### [Problem details]
From the entries below, gather each line containing the word "ordering".

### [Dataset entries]

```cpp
int knncf_create(const knncf_config* cfg, knncf_handle** out) {
    if (!cfg || !out || cfg->struct_size != sizeof(knncf_config)) return KNNCF_E_INVALID;
    if (cfg->shard_count < 1 || cfg->shard_rank < 0 || cfg->shard_rank >= cfg->shard_count || cfg->k < 0)
        return KNNCF_E_INVALID;
    if (cfg->similarity < KNNCF_SIM_COSINE || cfg->similarity > KNNCF_SIM_JACCARD) return KNNCF_E_INVALID;
    int ndev = 0;
    if (hipGetDeviceCount(&ndev) != hipSuccess || ndev <= 0 || cfg->device < 0 || cfg->device >= ndev) {
        (void)hipGetLastError();
        return KNNCF_E_NODEVICE;
    }
    hipDeviceProp_t prop;
    if (hipGetDeviceProperties(&prop, cfg->device) != hipSuccess) return KNNCF_E_NODEVICE;
    if (strncmp(prop.gcnArchName, "gfx950", 6) != 0) return KNNCF_E_NODEVICE;
    knncf_handle* h = new (std::nothrow) knncf_handle();
    if (!h) return KNNCF_E_NOMEM;
    h->cfg = *cfg;
    if (hipSetDevice(cfg->device) != hipSuccess || hipStreamCreateWithFlags(&h->stream, hipStreamNonBlocking) != hipSuccess ||
        hipStreamCreateWithFlags(&h->stream2, hipStreamNonBlocking) != hipSuccess) {
        delete h;
        return KNNCF_E_HIP;
    }
    bool ok = hipEventCreateWithFlags(&h->ev_ready, hipEventDisableTiming) == hipSuccess;
    for (int s = 0; s < 2; ++s) {
        ok = ok && hipEventCreateWithFlags(&h->ev_produced[s], hipEventDisableTiming) == hipSuccess;
        ok = ok && hipEventCreateWithFlags(&h->ev_consumed[s], hipEventDisableTiming) == hipSuccess;
    }
    if (!ok) {
        knncf_destroy(h);
        return KNNCF_E_HIP;
    }
    *out = h;
    return KNNCF_OK;
}

void knncf_destroy(knncf_handle* h) {
    if (!h) return;
    (void)hipSetDevice(h->cfg.device);
    (void)hipStreamSynchronize(h->stream);
    for (auto& t : h->pending) { (void)hipEventDestroy(t.a); (void)hipEventDestroy(t.b); }
    for (auto e : h->event_pool) (void)hipEventDestroy(e);
    if (h->stream2) (void)hipStreamSynchronize(h->stream2);
    if (h->ev_ready) (void)hipEventDestroy(h->ev_ready);
    for (int s = 0; s < 2; ++s) {
        if (h->ev_produced[s]) (void)hipEventDestroy(h->ev_produced[s]);
        if (h->ev_consumed[s]) (void)hipEventDestroy(h->ev_consumed[s]);
    }
    if (h->pinned_cnt) (void)hipHostFree(h->pinned_cnt);
    if (h->stream2) (void)hipStreamDestroy(h->stream2);
    (void)hipStreamDestroy(h->stream);
    delete h;
}

const char* knncf_last_error(const knncf_handle* h) { return h ? h->err.c_str() : "null handle"; }

int knncf_fit_device(knncf_handle* h, const int32_t* d_users, const int32_t* d_items, const double* d_ratings, int64_t n) {
    return guarded(h, [&] { do_fit_device(h, d_users, d_items, d_ratings, n); });
}

int knncf_fit(knncf_handle* h, const int32_t* users, const int32_t* items, const double* ratings, int64_t n) {
    return guarded(h, [&] {
        KN_REQUIRE(n > 0 && users && items && ratings, KNNCF_E_INVALID, "fit: null or empty input");
        Train& tr = h->tr;
        tr.user_raw.alloc(n); tr.item_raw.alloc(n); tr.rating.alloc(n);
        KN_HIP(hipMemcpyAsync(tr.user_raw.p, users, n * sizeof(int32_t), hipMemcpyHostToDevice, h->stream));
        KN_HIP(hipMemcpyAsync(tr.item_raw.p, items, n * sizeof(int32_t), hipMemcpyHostToDevice, h->stream));
        KN_HIP(hipMemcpyAsync(tr.rating.p, ratings, n * sizeof(double), hipMemcpyHostToDevice, h->stream));
        do_fit_device(h, tr.user_raw.p, tr.item_raw.p, tr.rating.p, n);
    });
}

int knncf_num_users(const knncf_handle* h, int32_t* out) {
    if (!h || !out || !h->fitted) return KNNCF_E_STATE;
    *out = h->tr.U;
    return KNNCF_OK;
}
// ... 535 lines not shown
```

Before: 85.76 million.

## Overlap tail-list build and test-row ordering with neighbor build on side stream

Tail-entry and row-length construction now run on the second stream after colmap, concurrently with densify and GEMM, and are joined only where the redo and select steps need them. Test-row key sorting moves to dedicated buffers and can run on the side stream beside the neighbor build. The post-build hipMemGetInfo calls are dropped in favour of bookkeeping over buffer sizes, and the symmetric tile list is uploaded earlier. This hides small kernels and host syncs behind the main build, at the cost of more events, extra scratch memory and cross-stream ordering that must stay correct.

After: 85.59 million. About the same (-0.2%).

```diff
diff --git a/movie-recommender-system_amd/csrc/api.cpp b/movie-recommender-system_amd/csrc/api.cpp
--- a/movie-recommender-system_amd/csrc/api.cpp
+++ b/movie-recommender-system_amd/csrc/api.cpp
@@ -54,6 +54,9 @@
     DArr<int32_t> redo_rows;
     int32_t sym_tiles_n = 0;
     hipEvent_t ev_produced[2] = {nullptr, nullptr}, ev_consumed[2] = {nullptr, nullptr}, ev_ready = nullptr;
+    hipEvent_t ev_colmap = nullptr, ev_tail = nullptr, ev_rows = nullptr;
+    bool tail_pending = false, rows_pending = false;
+    struct { bool want = false; int64_t n = 0; bool by_item = false; int32_t cols = 0; } rows_deferred;
     int32_t* pinned_cnt = nullptr;
     size_t pinned_cap = 0;
     SelectScratch sel;
@@ -75,6 +78,9 @@
     DArr<uint8_t> t_owned;
     DArr<int64_t> t_counts;
     DArr<int32_t> sweep_ks;
+    SortWorkspace t_sort;
+    DArr<uint64_t> t_k64_a, t_k64_b;
+    DArr<uint32_t> t_v32_a, t_order;
     std::vector<uint32_t> h_ukeys, h_ikeys;
     std::vector<int32_t> h_uid;
     knncf_timings tm{};
@@ -148,6 +154,7 @@
         (void)hipStreamSynchronize(h->stream2);
         (void)hipGetLastError();
         h->pending.clear();
+        h->tail_pending = h->rows_pending = h->rows_deferred.want = false;
         return e.status;
     } catch (const std::bad_alloc&) {
         h->err = "host allocation failed";
@@ -297,6 +304,7 @@
     for (int s = 0; s < 2; ++s) own += h->S[s].bytes() + h->Apanel[s].bytes();
     bool use_sym = h->cfg.shard_count == 1 && (int64_t)count * 2 >= tr.U && U_pad / 256 < 65536 &&
                    sym_bytes <= (free_b + own) / 3 && !getenv("KNNCF_DEBUG_NO_SYMMETRIC_GEMM");
+    const size_t s_full_before = h->S_full.bytes();
     if (use_sym) {
         try {
             h->S_full.ensure((sym_bytes + 3) / 4);
@@ -306,53 +314,86 @@
             use_sym = false;
         }
     }
+    auto build_bytes = [&] {
+        return h->S_full.bytes() + h->Bpanel.bytes() + h->colmap.bytes() + h->te_cnt.bytes() + h->te_item.bytes() + h->te_x.bytes() +
+               h->row_tail_abs.bytes() + h->row_head_sq.bytes() + h->row_len.bytes() + h->sym_tiles.bytes();
+    };
+    const size_t bytes_at_query = build_bytes() - h->S_full.bytes() + s_full_before;
+    const int32_t n_tiles = (int32_t)(U_pad / 256);
+    if (use_sym && h->sym_tiles_n != n_tiles) {
+        std::vector<uint32_t> list;
+        gemm_sym_tile_list(n_tiles, list);
+        h->sym_tiles.ensure(list.size());
+        KN_HIP(hipMemcpyAsync(h->sym_tiles.p, list.data(), list.size() * sizeof(uint32_t), hipMemcpyHostToDevice, st));
+        KN_HIP(hipStreamSynchronize(st));
+        h->sym_tiles_n = n_tiles;
+    }
+    const bool overlap = (h->cfg.flags & KNNCF_FLAG_OVERLAP) != 0;
+    auto launch_tail_lists = [&](hipStream_t side) {
+        {
+            Stage s(h, &h->tm.densify_ms, side);
+            if (tr.jaccard) launch_row_len(tr, h->row_len.p, side);
+            if (h->head < tr.I)
+                launch_tail_entries(tr, h->colmap.p, h->te_cnt.p, h->te_item.p, h->te_x.p, h->row_tail_abs.p, h->row_head_sq.p, side);
+        }
+        if (side != h->stream) {
+            KN_HIP(hipEventRecord(h->ev_tail, side));
+            h->tail_pending = true;
+        }
+    };
+    auto join_tail_lists = [&](hipStream_t consumer) {
+        if (!h->tail_pending) return;
+        KN_HIP(hipStreamWaitEvent(consumer, h->ev_tail, 0));
+        h->tail_pending = false;
+    };
+    bool tail_deferred = false;
     if (!h->b_ready) {
         h->head = choose_head(h, count, use_sym);
         h->K_pad = round_up(h->head, 64);
         size_t need = (size_t)U_pad * h->K_pad * sizeof(bf16_t);
         KN_REQUIRE(need < free_b + h->Bpanel.bytes(), KNNCF_E_UNSUPPORTED,
                    "dense bf16 user panel does not fit in HBM; lower head_items");
-        Stage s(h, &h->tm.densify_ms);
+        KN_REQUIRE(!tr.jaccard || !s_fp16 || h->head <= 2048, KNNCF_E_UNSUPPORTED, "Jaccard: more than 2048 dense head items need KNNCF_FLAG_F32_PANEL");
+        const bool has_tail = h->head < tr.I;
         h->colmap.ensure(tr.I);
-        launch_colmap(tr, h->head, h->colmap.p, st);
         h->Bpanel.ensure((size_t)U_pad * h->K_pad);
-        launch_densify(tr, nullptr, 0, tr.U, h->colmap.p, h->Bpanel.p, h->K_pad, U_pad, fp16, st);
-        if (tr.jaccard) {
-            KN_REQUIRE(!s_fp16 || h->head <= 2048, KNNCF_E_UNSUPPORTED, "Jaccard: more than 2048 dense head items need KNNCF_FLAG_F32_PANEL");
-            h->row_len.ensure((size_t)row_len_size(tr.U));
-            launch_row_len(tr, h->row_len.p, st);
-        }
-        if (h->head < tr.I) {
+        if (tr.jaccard) h->row_len.ensure((size_t)row_len_size(tr.U));
+        if (has_tail) {
             h->te_cnt.ensure(tr.U); h->te_item.ensure(tr.n); h->te_x.ensure(tr.n);
             h->row_tail_abs.ensure(tr.U); h->row_head_sq.ensure(tr.U);
-            launch_tail_entries(tr, h->colmap.p, h->te_cnt.p, h->te_item.p, h->te_x.p, h->row_tail_abs.p, h->row_head_sq.p, st);
+        }
+        {
+            Stage s(h, &h->tm.densify_ms);
+            launch_colmap(tr, h->head, h->colmap.p, st);
+            KN_HIP(hipEventRecord(h->ev_colmap, st));
+            launch_densify(tr, nullptr, 0, tr.U, h->colmap.p, h->Bpanel.p, h->K_pad, U_pad, fp16, st);
+        }
+        if (tr.jaccard || has_tail) {
+            if (overlap && !use_sym) {
+                tail_deferred = true;
+            } else {
+                KN_HIP(hipStreamWaitEvent(h->stream2, h->ev_colmap, 0));
+                launch_tail_lists(h->stream2);
+            }
         }
         h->b_ready = true;
-        KN_HIP(hipMemGetInfo(&free_b, &total_b));
     }
     const int64_t K_pad = h->K_pad;
     const int32_t head = h->head;
     h->tm.head_items = head;
     if (use_sym) {
-        const int32_t n_tiles = (int32_t)(U_pad / 256);
-        if (h->sym_tiles_n != n_tiles) {
-            std::vector<uint32_t> list;
-            gemm_sym_tile_list(n_tiles, list);
-            h->sym_tiles.ensure(list.size());
-            KN_HIP(hipMemcpyAsync(h->sym_tiles.p, list.data(), list.size() * sizeof(uint32_t), hipMemcpyHostToDevice, st));
-            KN_HIP(hipStreamSynchronize(st));
-            h->sym_tiles_n = n_tiles;
-        }
         const int64_t n_listed = (int64_t)n_tiles * (n_tiles + 1) / 2;
         Stage s(h, &h->tm.gemm_ms);
         launch_gemm_sym(h->Bpanel.p, h->S_full.p, s_fp16, U_pad, h->K_pad, h->K_pad, U_pad, fp16, !tr.jaccard, h->sym_tiles.p, n_listed, st);
         h->tm.gemm_launches += 1;
         h->tm.gemm_flops_executed += 2.0 * 256.0 * 256.0 * (double)n_listed * (double)h->K_pad;
         h->tm.gemm_flops_algorithmic += 2.0 * (double)count * (double)(tr.U - 1) * (double)h->head;
-        KN_HIP(hipMemGetInfo(&free_b, &total_b));
-    } else {
-        h->S_full.release();
-    }
+    }
+    {
+        const size_t now = build_bytes();
+        free_b = now >= bytes_at_query ? free_b - std::min(free_b, now - bytes_at_query) : free_b + (bytes_at_query - now);
+    }
+    if (!use_sym) h->S_full.release();
     size_t held = 0;
     for (int s = 0; s < 2; ++s) held += h->S[s].bytes() + h->Apanel[s].bytes();
     held += h->sel.cand_idx.bytes() + h->sel.cand_approx.bytes() + h->sel.grp_v0.bytes() + h->sel.grp_x.bytes();
@@ -367,7 +408,6 @@
     R = std::min<int64_t>(R, round_up(count, 256));
     const int64_t n_blocks = ceil_div(count, R);
     R = round_up(ceil_div(count, n_blocks), 256);
-    const bool overlap = (h->cfg.flags & KNNCF_FLAG_OVERLAP) != 0;
     const int slots = (overlap && n_blocks > 1 && !use_sym) ? 2 : 1;
     for (int s = 0; s < slots && !use_sym; ++s) {
         h->S[s].ensure((size_t)(R * U_pad * s_elem + 3) / 4);
@@ -397,6 +437,11 @@
     hipStream_t sc = h->stream;
     KN_HIP(hipEventRecord(h->ev_ready, sc));
     KN_HIP(hipStreamWaitEvent(sp, h->ev_ready, 0));
+    if (tail_deferred) {
+        hipStream_t side = slots > 1 ? sc : h->stream2;
+        if (side != sc) KN_HIP(hipStreamWaitEvent(side, h->ev_ready, 0));
+        launch_tail_lists(side);
+    }
     std::vector<int32_t> h_rows;
     auto need_h_rows = [&] {
         if (!h_rows.empty()) return;
@@ -412,6 +457,7 @@
             srow[j] = (int32_t)(marked[j] - rb);
         }
         TailEntries te{h->te_cnt.p, h->te_item.p, h->te_x.p, h->row_tail_abs.p, h->row_head_sq.p, h->row_len.p};
+        join_tail_lists(st);
         const int64_t chunk = std::min<int64_t>((int64_t)marked.size(), R);
         h->redo_rows.ensure(2 * (size_t)chunk);
         for (size_t j0 = 0; j0 < marked.size(); j0 += (size_t)R) {
@@ -477,6 +523,7 @@
                                 : force_slices                     ? std::max<int32_t>(0, std::min<int32_t>(rows, atoi(force_slices)))
                                 : (rows >= 4096 && rows <= 65536)  ? std::max<int32_t>(16, rows / 512)
                                                                    : 0;
+        join_tail_lists(sc);
         select_rows(0, rows);
         if (overlap && !per_block_redo) KN_HIP(hipEventRecord(h->ev_consumed[slot], sc));
         {
@@ -558,9 +605,9 @@
     h->t_partial.ensure(1024); h->t_counts.ensure(1024);
 }
 
-void ensure_neighbors_for_rows(knncf_handle* h, int64_t n) {
+int32_t collect_neighbors_for_rows(knncf_handle* h, int64_t n) {
     Train& tr = h->tr;
-    if (tr.U < 2 || h->nt.kcap <= 0) return;
+    if (tr.U < 2 || h->nt.kcap <= 0) return 0;
     KN_REQUIRE(n < (int64_t)0xffffffffll, KNNCF_E_UNSUPPORTED, "more than 2^32-1 test rows");
     hipStream_t st = h->stream;
     h->first_row.ensure(tr.U);
@@ -571,8 +618,7 @@
     launch_first_rows(n, h->t_du.p, h->t_di.p, 0, tr.U, h->first_row.p, st);
     launch_collect_new(tr.U, h->first_row.p, h->nt.seq.p, h->epoch, tr.own_lo, tr.own_hi, h->build_list.p, h->build_count.p, st);
     h->epoch += 1;
-    int32_t count = fetch(h, h->build_count.p, 0);
-    build_neighbors(h, count);
+    return fetch(h, h->build_count.p, 0);
 }
 
 bool personalized_streams(const knncf_handle* h) { return h->tr.U > 2048 || getenv("KNNCF_DEBUG_PERSONALIZED_STREAM"); }
@@ -679,25 +725,59 @@
     prep_item_stats(h->tr, h->prep, h->stream);
 }
 
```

### [Answer section]
## Overlap tail-list build and test-row ordering with neighbor build on side stream
Tail-entry and row-length construction now run on the second stream after colmap, concurrently with densify and GEMM, and are joined only where the redo and select steps need them. Test-row key sorting moves to dedicated buffers and can run on the side stream beside the neighbor build. The post-build hipMemGetInfo calls are dropped in favour of bookkeeping over buffer sizes, and the symmetric tile list is uploaded earlier. This hides small kernels and host syncs behind the main build, at the cost of more events, extra scratch memory and cross-stream ordering that must stay correct.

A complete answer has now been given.